===== Input data =====

@@ -119,7 +122,7 @@
 {
     switch (N)
         {
-        case 4000: return 97;
+        case 4000: return 98;
         case 16000: return 94;
         case 8000: return 61;
         case 2000: return 62;
@@ -153,6 +156,7 @@
     const uint32_t* prn, uint64_t stamp0, uint64_t stride, hipStream_t s);
 int launch_decide(gsdr_acq* a, uint32_t n, gsdr_acq_result* res, hipStream_t s);
 int launch_grid_second_peak(gsdr_acq* a, const AcqParams& ap, gsdr_acq_result* res, hipStream_t s);
+int launch_code_lane_order(gsdr_acq* a, uint32_t first_slot, uint32_t nslots);
 
 int launch_corr_variant(gsdr_acq* a, const AcqView& v, uint32_t nblocks, hipStream_t s);
 int launch_argmax_variant(gsdr_acq* a, const AcqView& v, uint32_t nblocks, gsdr_acq_result* res, hipStream_t s);
diff --git a/gnss-sdr-new_amd/csrc/acq_kernels.h b/gnss-sdr-new_amd/csrc/acq_kernels.h
--- a/gnss-sdr-new_amd/csrc/acq_kernels.h
+++ b/gnss-sdr-new_amd/csrc/acq_kernels.h
@@ -314,14 +314,26 @@
 {
     kCodeVgpr = 0,
     kCodeDirect = 1,
-    kCodeLds = 2
+    kCodeLds = 2,
+    kCodeLane = 3
 };
+
+constexpr int lane_order_slot(int i, int nb1, int r1) { return (i % nb1) * r1 + i / nb1; }
+constexpr bool lane_order_bijective(int nb1, int r1)
+{
+    for (int i = 0; i < nb1 * r1; ++i)
+        {
+            const int s = lane_order_slot(i, nb1, r1);
+            if (s < 0 || s >= nb1 * r1 || (s % r1) * nb1 + s / r1 != i) return false;
+        }
+    return true;
+}
 
 template <class MP, int CS>
 constexpr size_t pk_fft_bytes()
 {
     constexpr size_t piece = (size_t)(MP::NT / 64) * 1024;
-    return CS == kCodeLds ? (MP::lds_bytes() + piece - 1) / piece * piece : MP::lds_bytes();
+    return CS == kCodeLds || CS == kCodeLane ? (MP::lds_bytes() + piece - 1) / piece * piece : MP::lds_bytes();
 }
 
 template <class MP, int PG, int WPE, int STAT, int CS>
@@ -330,10 +342,13 @@
     uint32_t P, uint32_t nblocks, XMap xm)
 {
     static_assert(PG > 0, "PRN group");
-    static_assert(CS == kCodeVgpr || CS == kCodeDirect || CS == kCodeLds, "code source");
+    static_assert(CS == kCodeVgpr || CS == kCodeDirect || CS == kCodeLds || CS == kCodeLane, "code source");
     constexpr bool PREFETCH = CS == kCodeVgpr;
-    constexpr bool STAGED = CS == kCodeLds;
-    constexpr int XT = STAGED ? (MP::R1 + 4) / 5 : 0;
+    constexpr bool LANE = CS == kCodeLane;
+    constexpr bool STAGED = CS == kCodeLds || LANE;
+    static_assert(!LANE || (MP::BPT1 == 1 && lane_order_bijective(MP::NB1, MP::R1)), "lane order of the first stage");
+    constexpr int XT = CS == kCodeLds ? (MP::R1 + 4) / 5 : 0;
+    constexpr int RA = LANE ? 5 : 0;
     static_assert(STAT == 1 || STAT == 2, "row statistic 1 (max + sum) or 2 (max)");
     using gsdr::pk::c2;
     constexpr int NT = MP::NT;
@@ -409,7 +424,7 @@
         {
             {
                     float rmax = 0.0f, sum = 0.0f;
-                    if constexpr (STAGED)
+                    if constexpr (XT > 0)
                         {
 #pragma unroll
                             for (int bb = 0; bb < BPT1; ++bb)
@@ -420,12 +435,31 @@
                                 }
                             __builtin_amdgcn_sched_barrier(0);
                         }
+                    c2 cb[2][RA > 0 ? RA : 1];
                     auto load = [&](int bb, int r, int i) -> c2 {
                         if constexpr (PREFETCH)
                             return gsdr::pk::conj_mul(xr[bb][r], cr[bb][r]);
                         else if constexpr (STAGED)
                             {
                                 if (XT > 0 && r == R1 - XT) __builtin_amdgcn_sched_barrier(0);
+                                if constexpr (LANE)
+                                    {
+                                        const c2* row = lds + min((int)threadIdx.x, NB1 - 1) * R1;
+                                        if (r % RA == 0)
+                                            {
+                                                if (r == 0)
+                                                    {
+#pragma unroll
+                                                        for (int k = 0; k < RA; ++k) cb[0][k] = row[k];
+                                                    }
+                                                const int g = r / RA + 1;
+#pragma unroll
+                                                for (int k = 0; k < RA; ++k)
+                                                    if (g * RA + k < R1) cb[g & 1][k] = row[g * RA + k];
+                                                __builtin_amdgcn_sched_barrier(0);
+                                            }
+                                        return gsdr::pk::conj_mul(xr[bb][r], cb[(r / RA) & 1][r % RA]);
+                                    }
                                 return gsdr::pk::conj_mul(xr[bb][r], lds[i]);
                             }
                         else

=====

- **Task brief**: Write down exactly the span of lines above from the one containing "cb[2][RA > 0 ? RA : 1];" to the one containing "return gsdr::pk::conj_mul(xr[bb][r], cr[bb][r]);", both ends included.

- **Answer box**:
+                    c2 cb[2][RA > 0 ? RA : 1];
                     auto load = [&](int bb, int r, int i) -> c2 {
                         if constexpr (PREFETCH)
                             return gsdr::pk::conj_mul(xr[bb][r], cr[bb][r]);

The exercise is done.